Fortunate three. No coincidence, then. That consideration of atevi custom was a hopeful sign. Very hopeful.
“I shall come now,” he said. “I shall come down to meet you, Prakuyo. Yes?”
“Yes,” the answer came.
The contact broke. Bren pushed another, lit, button.
“Jase?” Bren asked.
“I’m on.”
“Did you hear?”
“I heard. Pretty smart, your Prakuyo. Good move, that both-languages idea.”
“He says he’s here to talk. He remembers the teacakes. Takes a load off the worry in that sense.”
“Decidedly.”
“They’re ready to come aboard. Are we rigged yet?”
“Conveyor line’s rigged. Or will be by the time you get down there. They’re working on it right now. Passenger tube seal is clamped and solid. It’ll pressurize on need.”
That was the safety that put an airlock beyond their airlock, one in station control, which meant the sealed mast docking section wouldn’t void, comforting thought, should the mate-up to the ship somehow be flawed.
“I think there will be only three of them coming. I tried to explain about the conveyor line and the cold down there. I’ll have just Banichi and Jago with me. The mast workers we have to have. They should be careful how they move, what equipment they carry, not even the suspicion of weapons.”
“They’re briefed,” Jase said. “They’re hand-picked ship crew.”
“Good.” The logistics still loomed like a mountain. “Can you get a man here to pick us up and get us where we need to be? I’m not betting the whole mission on our navigating the lift system on our own. I think we could do it, I’m sure we could do it, but I don’t want to make any mistakes in this.”
“Polano will be in your foyer. Ten minutes.”
It was happening. He needed a heavier coat, even given the cold suits they used on the transit. They didn’t know what the kyo were going to do, whether they expected the deep cold, whether they’d suit up. It was a bare-bones system, no better than it had been since the days they’d built the station. Mostly, these days, it was for shuttle crews, young, strong people used to coming and going on the system, which was cheap, easily adjusted, never improved from the days of construction. Damned sure, once they started moving the Reunioners down, they had to do something about that antiquated system.
Right now they had to get three kyo, whose ship was over-warm to both human and atevi, through it without an incident.
Jago had arrived in the room. Tano had settled, at an adjacent console. “I am going down to the mast,” he said to them. “Banichi, and you, Jago-ji, will be with me.” Banichi and Jago were the two who knew the kyo, and the kyo knew them.
“Yes,” Jago said, and left, quickly, back to the inner hall.
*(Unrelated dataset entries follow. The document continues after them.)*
# jhbastek/PhysicsInformedDiffusionModels

Hardware: AMD Instinct MI355X
Metric: training samples/sec (UNet+PDE-residual step), 64x64 Darcy (higher is better)
Workload: dtype f32

## Files before the change

### physicsinformeddiffusionmodels_amd/csrc/k_attn_proj.hip

```cpp
#include "pidm_launch.h"

namespace pidm {

static const int kLapDH = 32;
constexpr int kLapSmallNT = 1024;
static const int kLapTileLd = 33;

__device__ __forceinline__ float lap_exp(float x) { return __expf(x); }
__device__ __forceinline__ int lap_row(int r, int half) { return (r & 3) + 8 * (r >> 2) + 4 * half; }

static int lap_nper_div() {
  const char* e = knob("PIDM_LAP_NPER_DIV");
  const int v = e ? atoi(e) : 1;
  return (v == 2 || v == 4) ? v : 1;
}
static int lap_nper(int N, int C, int slabs) {
  int n = (slabs == 1 ? 512 : 256) * 32 / C;
  if (slabs == 3) n = (C == 32) ? 32 : n / 2;
  if (slabs == 2 && n / lap_nper_div() >= 64) n /= lap_nper_div();
  while (n > 32 && N % n) n >>= 1;
  return n;
}

template <int CB>
__global__ void __launch_bounds__(512) lap_kctx_kernel(const float* __restrict__ xn, const float* __restrict__ wqkv,
                                                       float* __restrict__ part, int N, int heads, int nper) {
  constexpr int C = 32 * CB, CP = C + 4;
  HIP_DYNAMIC_SHARED(float, smem)
  float* xs = smem;
  float* fs = smem + (size_t)nper * CP;
  const int tid = threadIdx.x, lane = tid & 63, half = lane >> 5, l31 = lane & 31;
  const int wave = __builtin_amdgcn_readfirstlane(tid >> 6);
  const int NS = N / nper;
  const int b = blockIdx.x / NS, ns = blockIdx.x % NS;
  const int HD = heads * kLapDH;
  const float* xb = xn + ((size_t)b * N + (size_t)ns * nper) * C;
  for (int e = tid; e < nper * (C / 4); e += 512) {
    const int px = e / (C / 4), q = e - px * (C / 4);
    *reinterpret_cast<f32x4*>(xs + (size_t)px * CP + 4 * q) = *reinterpret_cast<const f32x4*>(xb + (size_t)px * C + 4 * q);
  }
  __syncthreads();
  const int h = wave;
  if (h >= heads) return;
  f32x4 wk[C / 8];
  const float* wrow = wqkv + ((size_t)HD + h * kLapDH + l31) * C + 4 * half;
#pragma unroll
  for (int g8 = 0; g8 < C / 8; ++g8) wk[g8] = *reinterpret_cast<const f32x4*>(wrow + 8 * g8);
  f32x16 M[CB];
#pragma unroll
  for (int cb = 0; cb < CB; ++cb)
    for (int r = 0; r < 16; ++r) M[cb][r] = 0.f;
  float mrun = -3.0e38f, zp = 0.f;
  float* fw = fs + wave * 32;
  for (int t = 0; t < nper / 32; ++t) {
    f32x16 kt;
    for (int r = 0; r < 16; ++r) kt[r] = 0.f;
    const float* arow = xs + (size_t)(t * 32 + l31) * CP + 4 * half;
#pragma unroll
    for (int g8 = 0; g8 < C / 8; ++g8) {
      const f32x4 a4 = *reinterpret_cast<const f32x4*>(arow + 8 * g8);
#pragma unroll
      for (int s = 0; s < 4; ++s) kt = __builtin_amdgcn_mfma_f32_32x32x2f32(a4[s], wk[g8][s], kt, 0, 0, 0);
    }
    float tm = kt[0];
#pragma unroll
    for (int r = 1; r < 16; ++r) tm = fmaxf(tm, kt[r]);
    tm = fmaxf(tm, pidm_other_half(tm));
    if (__any(tm > mrun)) {
      const float mn = fmaxf(mrun, tm);
      const float f = lap_exp(mrun - mn);
      zp *= f;
      mrun = mn;
      if (half == 0) fw[l31] = f;
      PIDM_WAVE_LDS_SYNC();
#pragma unroll
      for (int q4 = 0; q4 < 4; ++q4) {
        const f32x4 f4 = *reinterpret_cast<const f32x4*>(fw + 8 * q4 + 4 * half);
#pragma unroll
        for (int cb = 0; cb < CB; ++cb)
#pragma unroll
          for (int i = 0; i < 4; ++i) M[cb][4 * q4 + i] *= f4[i];
      }
      PIDM_WAVE_LDS_SYNC();
    }
#pragma unroll
    for (int r = 0; r < 16; ++r) {
      kt[r] = lap_exp(kt[r] - mrun);
      zp += kt[r];
    }
#pragma unroll
    for (int r = 0; r < 16; ++r) {
      const float* brow = xs + (size_t)(t * 32 + lap_row(r, half)) * CP + l31;
#pragma unroll
      for (int cb = 0; cb < CB; ++cb) M[cb] = __builtin_amdgcn_mfma_f32_32x32x2f32(kt[r], brow[32 * cb], M[cb], 0, 0, 0);
    }
  }
  const float z = zp + pidm_other_half(zp);
  float* o = part + ((size_t)blockIdx.x * heads + h) * (size_t)(32 * C + 64);
#pragma unroll
  for (int cb = 0; cb < CB; ++cb)
#pragma unroll
    for (int r = 0; r < 16; ++r) o[(size_t)lap_row(r, half) * C + 32 * cb + l31] = M[cb][r];
  if (half == 0) {
    o[32 * C + l31] = mrun;
    o[32 * C + 32 + l31] = z;
  }
}

static int lap_nper_split(int N, int C) {
  int n = 256 * 32 / C;
  if (n / lap_nper_div() >= 64) n /= lap_nper_div();
  while (n > 32 && N % n) n >>= 1;
  return n;
}
static int lap_groups(int heads, int ntiles) {
  const char* e = knob("PIDM_LAP_GROUPS");
  int g = 8 / heads;
  if (e && atoi(e) > 0 && atoi(e) < g) g = atoi(e);
  while (g > 1 && ntiles % g) --g;
  return g < 1 ? 1 : g;
}
template <int CB>
__global__ void __launch_bounds__(512) lap_kctx_split_kernel(const float* __restrict__ xn, const float* __restrict__ wqkv,
                                                             float* __restrict__ part, int N, int heads, int nper) {
  constexpr int C = 32 * CB, RA = 6 * C + 16;
  HIP_DYNAMIC_SHARED(float, smemf)
  char* smem = reinterpret_cast<char*>(smemf);
  const int RT = nper * 2 + 16;
  char* XA = smem;
  char* XT = smem + (size_t)nper * RA;
  float* fs = reinterpret_cast<float*>(XT + (size_t)3 * C * RT);
  const int tid = threadIdx.x, lane = tid & 63, half = lane >> 5, l31 = lane & 31;
  const int wave = __builtin_amdgcn_readfirstlane(tid >> 6);
  const int NS = N / nper;
  const int b = blockIdx.x / NS, ns = blockIdx.x % NS;
  const int HD = heads * kLapDH;
  const float* xb = xn + ((size_t)b * N + (size_t)ns * nper) * C;
  {
    constexpr int QN = C / 4, GP = 16 / QN;
    const int q = lane & (QN - 1), pb = (lane & 15) / QN, la = lane >> 4;
    for (int sl = wave; sl < nper / (4 * GP); sl += 8) {
      const int px = (sl * GP + pb) * 4 + la;
      const f32x4 v = *reinterpret_cast<const f32x4*>(xb + (size_t)px * C + 4 * q);
      typedef unsigned u32x2_t __attribute__((ext_vector_type(2)));
      unsigned a0, a1, a2, b0, b1, b2;
      pidm_split3_pk(v[0], v[1], a0, a1, a2);
      pidm_split3_pk(v[2], v[3], b0, b1, b2);
      char* da = XA + (size_t)px * RA + 8 * q;
      *reinterpret_cast<u32x2_t*>(da) = u32x2_t{a0, b0};
      *reinterpret_cast<u32x2_t*>(da + 2 * C) = u32x2_t{a1, b1};
      *reinterpret_cast<u32x2_t*>(da + 4 * C) = u32x2_t{a2, b2};
      unsigned t0 = __float_as_uint(v[0]), t1 = __float_as_uint(v[1]), t2 = __float_as_uint(v[2]), t3 = __float_as_uint(v[3]);
      {
        const auto s02 = __builtin_amdgcn_permlane32_swap(t0, t2, false, false);
        const auto s13 = __builtin_amdgcn_permlane32_swap(t1, t3, false, false);
        const auto s01 = __builtin_amdgcn_permlane16_swap(s02[0], s13[0], false, false);
        const auto s23 = __builtin_amdgcn_permlane16_swap(s02[1], s13[1], false, false);
        t0 = s01[0]; t1 = s01[1]; t2 = s23[0]; t3 = s23[1];
      }
      pidm_split3_pk(__uint_as_float(t0), __uint_as_float(t1), a0, a1, a2);
      pidm_split3_pk(__uint_as_float(t2), __uint_as_float(t3), b0, b1, b2);
      char* dt = XT + (size_t)(4 * q + la) * RT + (size_t)((sl * GP + pb) * 4) * 2;
      *reinterpret_cast<u32x2_t*>(dt) = u32x2_t{a0, b0};
      *reinterpret_cast<u32x2_t*>(dt + (size_t)C * RT) = u32x2_t{a1, b1};
      *reinterpret_cast<u32x2_t*>(dt + (size_t)2 * C * RT) = u32x2_t{a2, b2};
    }
  }
  __syncthreads();
  const int h = wave;
  if (h >= heads) return;
  u32x4 wk[C / 16][3];
  {
    const float* wrow = wqkv + ((size_t)HD + h * kLapDH + l31) * C + 8 * half;
#pragma unroll
    for (int s = 0; s < C / 16; ++s) {
      const f32x4 w0 = *reinterpret_cast<const f32x4*>(wrow + 16 * s), w1 = *reinterpret_cast<const f32x4*>(wrow + 16 * s + 4);
      unsigned p0[4], p1[4], p2[4];
      pidm_split3_pk(w0[0], w0[1], p0[0], p1[0], p2[0]);
      pidm_split3_pk(w0[2], w0[3], p0[1], p1[1], p2[1]);
      pidm_split3_pk(w1[0], w1[1], p0[2], p1[2], p2[2]);
      pidm_split3_pk(w1[2], w1[3], p0[3], p1[3], p2[3]);
      wk[s][0] = u32x4{p0[0], p0[1], p0[2], p0[3]};
      wk[s][1] = u32x4{p1[0], p1[1], p1[2], p1[3]};
      wk[s][2] = u32x4{p2[0], p2[1], p2[2], p2[3]};
    }
  }
  f32x16 M[CB];
#pragma unroll
  for (int cb = 0; cb < CB; ++cb)
    for (int r = 0; r < 16; ++r) M[cb][r] = 0.f;
  float mrun = -3.0e38f, zp = 0.f;
  float* fw = fs + wave * 32;
#define PIDM_LAP_SIX(acc_, a_, b_)                                                                                 \
  acc_ = pidm_mfma_bf16_32x32x16(a_[2], b_[0], acc_);                                                              \
  acc_ = pidm_mfma_bf16_32x32x16(a_[0], b_[2], acc_);                                                              \
  acc_ = pidm_mfma_bf16_32x32x16(a_[1], b_[1], acc_);                                                              \
  acc_ = pidm_mfma_bf16_32x32x16(a_[1], b_[0], acc_);                                                              \
  acc_ = pidm_mfma_bf16_32x32x16(a_[0], b_[1], acc_);                                                              \
  acc_ = pidm_mfma_bf16_32x32x16(a_[0], b_[0], acc_);
  for (int t = 0; t < nper / 32; ++t) {
    f32x16 kt;
    for (int r = 0; r < 16; ++r) kt[r] = 0.f;
    const char* arow = XA + (size_t)(t * 32 + l31) * RA + 16 * half;
#pragma unroll
    for (int s = 0; s < C / 16; ++s) {
      u32x4 xa[3];
#pragma unroll
      for (int pc = 0; pc < 3; ++pc) xa[pc] = *reinterpret_cast<const u32x4*>(arow + pc * 2 * C + 32 * s);
      PIDM_LAP_SIX(kt, xa, wk[s])
    }
    float tm = kt[0];
#pragma unroll
    for (int r = 1; r < 16; ++r) tm = fmaxf(tm, kt[r]);
    tm = fmaxf(tm, pidm_other_half(tm));
    if (__any(tm > mrun)) {
      const float mn = fmaxf(mrun, tm);
      const float f = lap_exp(mrun - mn);
      zp *= f;
      mrun = mn;
      if (half == 0) fw[l31] = f;
      PIDM_WAVE_LDS_SYNC();
#pragma unroll
      for (int q4 = 0; q4 < 4; ++q4) {
        const f32x4 f4 = *reinterpret_cast<const f32x4*>(fw + 8 * q4 + 4 * half);
#pragma unroll
        for (int cb = 0; cb < CB; ++cb)
#pragma unroll
          for (int i = 0; i < 4; ++i) M[cb][4 * q4 + i] *= f4[i];
      }
      PIDM_WAVE_LDS_SYNC();
    }
#pragma unroll
    for (int r = 0; r < 16; ++r) {
      kt[r] = lap_exp(kt[r] - mrun);
      zp += kt[r];
    }
#pragma unroll
    for (int s = 0; s < 2; ++s) {
      u32x4 ea[3];
      {
        unsigned p0[4], p1[4], p2[4];
#pragma unroll
        for (int j = 0; j < 4; ++j) pidm_split3_pk(kt[8 * s + 2 * j], kt[8 * s + 2 * j + 1], p0[j], p1[j], p2[j]);
        ea[0] = u32x4{p0[0], p0[1], p0[2], p0[3]};
        ea[1] = u32x4{p1[0], p1[1], p1[2], p1[3]};
        ea[2] = u32x4{p2[0], p2[1], p2[2], p2[3]};
      }
#pragma unroll
      for (int cb = 0; cb < CB; ++cb) {
        u32x4 xb4[3];
        const char* brow = XT + (size_t)(32 * cb + l31) * RT + (size_t)(t * 32 + 16 * s + 4 * half) * 2;
#pragma unroll
        for (int pc = 0; pc < 3; ++pc) {
          typedef unsigned u32x2_t __attribute__((ext_vector_type(2)));
          const u32x2_t lo = *reinterpret_cast<const u32x2_t*>(brow + (size_t)pc * C * RT);
          const u32x2_t hi = *reinterpret_cast<const u32x2_t*>(brow + (size_t)pc * C * RT + 16);
          xb4[pc] = u32x4{lo[0], lo[1], hi[0], hi[1]};
        }
        PIDM_LAP_SIX(M[cb], ea, xb4)
      }
    }
  }
#undef PIDM_LAP_SIX
  const float z = zp + pidm_other_half(zp);
  float* o = part + ((size_t)blockIdx.x * heads + h) * (size_t)(32 * C + 64);
#pragma unroll
  for (int cb = 0; cb < CB; ++cb)
#pragma unroll
    for (int r = 0; r < 16; ++r) o[(size_t)lap_row(r, half) * C + 32 * cb + l31] = M[cb][r];
  if (half == 0) {
    o[32 * C + l31] = mrun;
    o[32 * C + 32 + l31] = z;
  }
}
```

“Tano-ji. Word to Cenedi. Advise the dowager we may have three more for dinner.”
• • •
There was a cold-suit locker where they exited, Bren, Banichi, Jago, and Polano worked weightless, floating with light tethers, and with breath frosting despite the best heat the area provided. They were not novices. The mast workers, three in number, ship crew, Jase had said—assisted them, and they assisted one another in turn, Bren first, and Polano second.
The gloves made the pocket com difficult. Bren left the right glove off and simply tucked it into his insulated, heated pocket, righting himself so he could see the technicians’ console.
Regulations said the workers were to be in constant contact with the ship or shuttle.
In this case—not so easily.
“We shall go out, the three of us with the safety workers,” Bren told them, and switched over to ops-com. “Jase-ji, tell them I am coming out on the line to meet them.”
“I’ll try to relay that,” Jase said in ship-speak, audible to them all. “We’ve done a graphic to illustrate the system. They’re stable. The kyo ship is not linked up for water or power. Took a bit to get the personnel tube secure to their lock, but we’ve tested it. We’ll remote the number two inner lock from our side when we’re sure the number one is shut and they’re all the way through on our side.”
There was a delay. Bren put the face shield down to conserve heat, kept hands in his pockets, safe within the lift. Then Polano relayed, “They’re through to the tube, sir. Seal is good.”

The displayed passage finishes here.